Acariciad los divinos detalles, recomendaba Nabokov a los jóvenes autores. Montfort es fiel a dicho consejo y construye sus narraciones sobre aspectos aparentemente menos relevantes pero que están cargados de significado.

Los verdaderos poemas huyen

Emily Dickinson

1.

No son más buenas, o quizá sí. Pero seguro más baratas. Ya ni siquiera recuerda la marca de las otras, las viejas. De las nuevas sí, las que son más buenas o quizá no (pero sí más baratas y resplandecientes). Son de una conocida marca lowcost de deporte, que tiene cien mil tiendas distribuidas por todo el país. Son negras y blancas. Las gafas de natación nuevas. Con tres puentes intercambiables para mejor adherencia. El cristal es extraordinario o al menos está nuevo y limpio y el otro día, cuando las probó por primera vez, quedó asombrado de lo bien que se veía el mundo desde sus gafas de bucear.

Me dijo: por fin veo.

Y no solo debajo del agua. Veía piernas, pies, brazos bañadores donde antes había sombras y bultos. Pero también se le hizo clara la suciedad del fondo de la piscina. Las rejillas blancas y grises del sumidero, los diferentes tonos azulados de los azulejos del fondo. Cabellos, alguna goma huida del pelo, burbujas. Pero, además, la vida, arriba: niños correteando por el borde la piscina con sus flotadores, churros y manguitos (ámbar, amarillos y verdes), los socorristas y sus camisetas donde ahora sí podía leer SOS, el reloj con la hora exacta, el cronómetro y sus diferentes marcas de colores; las banderitas blancas, el techo de madera pulida, las vigas blanquísimas y pulcras. Todo un mundo nuevo, me dijo.

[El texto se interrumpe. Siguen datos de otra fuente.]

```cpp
static int conv_dispatch(const dove_conv_desc* d, void* stream, ConvKernel kern) {
  const bf16_t* zp = zero_page();
  DOVE_CHECK_ARG(zp, "conv_igemm: could not allocate the zero page");
  IgemmArgs a;
  a.x = (const bf16_t*)d->x; a.cache = (const bf16_t*)d->cache; a.w = (const bf16_t*)d->w;
  a.bias = d->bias; a.resid = (const bf16_t*)d->resid; a.gate = d->gate; a.out = (bf16_t*)d->out; a.zero = zp;
  const int nb = desc_nb(d);
  a.T_out = nb * d->t_out; a.H_out = d->h_out; a.W_out = d->w_out;
  a.T_in = nb * d->t_in; a.H_in = d->h_in; a.W_in = d->w_in;
  a.seg_out = d->t_out; a.seg_in = d->t_in;
  a.cache_bs = d->cache_stride ? d->cache_stride : (long long)(d->kt - 1) * d->h_in * d->w_in * d->cin;
  a.Cin = d->cin; a.Cout_pad = d->cout_pad; a.Cout_st = d->cout_store;
  a.kt = d->kt; a.kh = d->kh; a.kw = d->kw; a.stride = d->stride; a.pad_h = d->pad_h; a.pad_w = d->pad_w;
  a.up = d->up; a.tmode = d->tmode; a.act = d->act; a.ldo = d->ldo; a.ldr = d->ldr; a.gate_split = d->gate_split;
  a.gn_partial = nullptr; a.cpg_log = 0;
  a.w_first = nullptr;
  a.w_pair = nullptr; a.tdup = 0;
  a.sub = 0;
  a.out_f32 = d->out_f32;
  a.nt_out = 0;
  a.reserved = 0;
  hipStream_t s = (hipStream_t)stream;
  const long long M = (long long)nb * d->t_out * d->h_out * d->w_out;
  switch (kern) {
    case K_GEMM8P: {
      a.tiles_n = d->cout_pad / 256;
      a.nt_out = (long long)M * d->ldo * 2 > (256ll << 20);
      const long long nt = ((M + gemm4x::BM - 1) / gemm4x::BM) * a.tiles_n;
      DOVE_CHECK_ARG(nt > 0 && nt < (1ll << 31), "conv_igemm: grid too large");
      DOVE_CHECK_ARG(!(d->gate && d->act), "conv_igemm: gate with activation is not a path of the reference");
      const int cus = cu_count();
      const unsigned grid4 = nt > cus ? (unsigned)cus : (unsigned)nt;
      static PerDeviceOnce attr8;
      if (auto once_ = attr8.guard()) {
        (void)hipFuncSetAttribute((const void*)gemm8p_kernel<false, false>, hipFuncAttributeMaxDynamicSharedMemorySize, gemm8p::LDS_BYTES);
        (void)hipFuncSetAttribute((const void*)gemm8p_kernel<true, false>, hipFuncAttributeMaxDynamicSharedMemorySize, gemm8p::LDS_BYTES);
        (void)hipFuncSetAttribute((const void*)gemm8p_kernel<false, true>, hipFuncAttributeMaxDynamicSharedMemorySize, gemm8p::LDS_BYTES);
      }
      if (d->gate) hipLaunchKernelGGL((gemm8p_kernel<false, true>), dim3(grid4), dim3(512), gemm8p::LDS_BYTES, s, a, M);
      else if (d->act == 1) hipLaunchKernelGGL((gemm8p_kernel<true, false>), dim3(grid4), dim3(512), gemm8p::LDS_BYTES, s, a, M);
      else hipLaunchKernelGGL((gemm8p_kernel<false, false>), dim3(grid4), dim3(512), gemm8p::LDS_BYTES, s, a, M);
      DOVE_CHECK_LAUNCH("dove_conv_igemm_bf16(gemm8p)");
      return DOVE_OK;
    }
    case K_SMALLK: {
      dim3 grid((unsigned)((M + 4 * smallk::ROWS - 1) / (4 * smallk::ROWS)), (unsigned)((d->cout_store + 255) / 256));
      hipLaunchKernelGGL(smallk_kernel, grid, dim3(256), 0, s, a.x, a.w, a.bias, a.out, M, d->cout_store, d->ldo);
      DOVE_CHECK_LAUNCH("dove_conv_igemm_bf16(smallk)");
      return DOVE_OK;
    }
    case K_HALO4X_SUB: {
      a.gn_partial = d->gn_partial;
      a.cpg_log = d->cout_store == 128 ? 2 : (d->cout_store == 256 ? 3 : 4);
      a.sub = 1;
// ... 4 lines not shown
      a.tiles_n = 4 * (d->cout_pad / 128);
      a.nty = a.tiles_h; a.ntx = a.tiles_w; a.h_lim = d->h_out; a.w_lim = d->w_out;
      const long long g4 = (long long)a.T_out * a.tiles_h * a.tiles_w * a.tiles_n;
      DOVE_CHECK_ARG(g4 > 0 && g4 < (1ll << 31), "conv_igemm: grid too large");
      static PerDeviceOnce attrs;
      if (auto once_ = attrs.guard()) (void)hipFuncSetAttribute((const void*)(conv3x3_halo4x_kernel<false, true>), hipFuncAttributeMaxDynamicSharedMemorySize, Halo4xCfg::LDS_BYTES);
      const int cus = cu_count();
      const unsigned grid = g4 > cus ? (unsigned)cus : (unsigned)g4;
      hipLaunchKernelGGL((conv3x3_halo4x_kernel<false, true>), dim3(grid), dim3(256), Halo4xCfg::LDS_BYTES, s, a);
      DOVE_CHECK_LAUNCH("dove_conv_igemm_bf16(halo4x sub-pixel)");
      return DOVE_OK;
    }
    case K_HALO4X:
    case K_HALO4X_UP: {
      a.gn_partial = d->gn_partial;
      a.w_first = (kern == K_HALO4X && d->kt == 3 && !d->cache) ? (const bf16_t*)d->w_first : nullptr;
      if (kern == K_HALO4X && d->kt == 3 && d->tdup) { a.tdup = d->tdup; a.w_pair = (const bf16_t*)d->w_pair; }
      a.cpg_log = d->cout_store == 128 ? 2 : (d->cout_store == 256 ? 3 : 4);
      a.tiles_w = (d->w_out + halo8::TW - 1) / halo8::TW;
      a.tiles_h = (d->h_out + halo8::TH - 1) / halo8::TH;
      a.tiles_n = d->cout_pad / 128;
      a.ty0 = a.tx0 = 0; a.nty = a.tiles_h; a.ntx = a.tiles_w; a.h_lim = d->h_out; a.w_lim = d->w_out;
      const long long g4 = (long long)a.T_out * a.tiles_h * a.tiles_w * a.tiles_n;
      DOVE_CHECK_ARG(g4 > 0 && g4 < (1ll << 31), "conv_igemm: grid too large");
      static PerDeviceOnce attr4;
      if (auto once_ = attr4.guard()) {
        (void)hipFuncSetAttribute((const void*)(conv3x3_halo4x_kernel<false>), hipFuncAttributeMaxDynamicSharedMemorySize, Halo4xCfg::LDS_BYTES);
        (void)hipFuncSetAttribute((const void*)(conv3x3_halo4x_kernel<false, false, 1>), hipFuncAttributeMaxDynamicSharedMemorySize, H4Geo<1>::LDS_BYTES);
        (void)hipFuncSetAttribute((const void*)(conv3x3_halo4x_kernel<true>), hipFuncAttributeMaxDynamicSharedMemorySize, Halo4xCfg::LDS_BYTES);
      }
      const int cus = cu_count();
      const unsigned grid = g4 > cus ? (unsigned)cus : (unsigned)g4;
      if (kern == K_HALO4X_UP) hipLaunchKernelGGL((conv3x3_halo4x_kernel<true>), dim3(grid), dim3(256), Halo4xCfg::LDS_BYTES, s, a);
      else {
        const bool wpart = halo4x_plan(d);
        const int wm = wpart ? (a.tiles_w - 1) * halo8::TW : d->w_out, cols_main = wpart ? a.tiles_w - 1 : a.tiles_w;
        auto launch = [&](int part, int nty, int tx0, int ntx, int w_lim) {
          if (nty <= 0 || ntx <= 0) return;
          IgemmArgs b = a;
          b.ty0 = 0; b.nty = nty; b.tx0 = tx0; b.ntx = ntx; b.h_lim = d->h_out; b.w_lim = w_lim;
          const long long g = (long long)b.T_out * nty * ntx * b.tiles_n;
          const unsigned gr = g > cus ? (unsigned)cus : (unsigned)g;
          if (part == 0) hipLaunchKernelGGL((conv3x3_halo4x_kernel<false, false, 0>), dim3(gr), dim3(256), H4Geo<0>::LDS_BYTES, s, b);
          else hipLaunchKernelGGL((conv3x3_halo4x_kernel<false, false, 1>), dim3(gr), dim3(256), H4Geo<1>::LDS_BYTES, s, b);
        };
        launch(0, a.tiles_h, 0, cols_main, wm);
        if (wpart) launch(1, (d->h_out + 31) / 32, cols_main, 1, d->w_out);
      }
      DOVE_CHECK_LAUNCH("dove_conv_igemm_bf16(halo4x)");
      return DOVE_OK;
    }
    default: break;
  }
  int twl = 7;
  if (d->h_out > 1) {
    twl = 4;
    if (d->w_out <= 8) twl = 3;
    if (d->w_out <= 4) twl = 2;
  }
  a.tw_log2 = twl;
  const int TW = 1 << twl, TH = 128 >> twl;
  a.tiles_w = (d->w_out + TW - 1) / TW;
  a.tiles_h = (d->h_out + TH - 1) / TH;
  const int BN = (d->cout_pad % 128 == 0) ? 128 : ((d->cout_pad % 64 == 0) ? 64 : 32);
  a.tiles_n = d->cout_pad / BN;
  const long long grid = (long long)a.T_out * a.tiles_h * a.tiles_w * a.tiles_n;
  DOVE_CHECK_ARG(grid > 0 && grid < (1ll << 31), "conv_igemm: grid too large");
  const bool fast = kern == K_IGEMM_FAST;
  const bool bk64 = (d->cin % 64 == 0);
  if (!fast) return launch_igemm_legacy(a, (unsigned)grid, BN, bk64, s);
  if (BN == 128) return bk64 ? launch_igemm_fast<128, 64>(a, (unsigned)grid, s) : launch_igemm_fast<128, 32>(a, (unsigned)grid, s);
  if (BN == 64) return bk64 ? launch_igemm_fast<64, 64>(a, (unsigned)grid, s) : launch_igemm_fast<64, 32>(a, (unsigned)grid, s);
  return bk64 ? launch_igemm_fast<32, 64>(a, (unsigned)grid, s) : launch_igemm_fast<32, 32>(a, (unsigned)grid, s);
}
```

Las viejas gafas de natación las tiene ahora sobre la mesa de la salita. Las puso anteayer en la bolsa del reciclaje (porque son puro plástico), pero más tarde las sacó. Y ahora las tiene ahí escrutándole (qué). Las lentes en su azul no tostado sino pálido y casi grisáceo. Las gomas elásticas antaño blancas ya enmarronecidas. Escrutándole (qué).

Como la gente que se guarda la piedra del riñón, allí tenía mi amigo Pablo sus gafas cadavéricas, al lado de la televisión.

2.

Al salir de la piscina, ayer (y después de haber nadado con sus gafas nuevas; esta vez solo veinticinco piscinas, por ser un primer tanteo) se hizo una foto, mi amigo Pablo. Pero ya en casa (a mí también me envió esa foto). Con las gafas nuevas; vestido (llevaba una camiseta negra de algodón y casi que parecía otra persona, con esa grandilocuente sonrisa). La envió al grupo de whatsapp de sus compañeros de trabajo, me dijo. Estaba sonriente. Al disparar el selfie se le disparó también la sonrisa. Emojis (sonrisas, puñitos, gifs variados) le pusieron sus compañeros del grupo de investigación neurolingüística de la universidad de Barcelona. Estaba (está) contento.  A veces un Emoji es mejor que mil palabras (¿o era al contrario?). Tanto da.

3.

Compró las gafas el otro día, una de estas tardes tontas de julio en la ciudad. Hacía calor. Le llamó su madre. Le dijo, ¿tomamos una horchata o un granizado? ¿te apetece?

Era ya al final de la tarde cuando paseando llegaron al final de Gran de Gracia. Estaba acompañando a casa a su madre, que vive en la calle Loreto, cuando vieron la tienda. Y su madre, como con ese sexto sentido que tienen las madres, señaló la minúscula entrada y le preguntó que si no necesitaba nada, a lo que él sencillamente encogió los hombros y la siguió. Fue entonces cuando vio la equipación para nadar que ofrecía la marca lowcost: tapones para los oídos, pinzas para la nariz, bañadores, toallas, gorros y voilà las gafas de natación.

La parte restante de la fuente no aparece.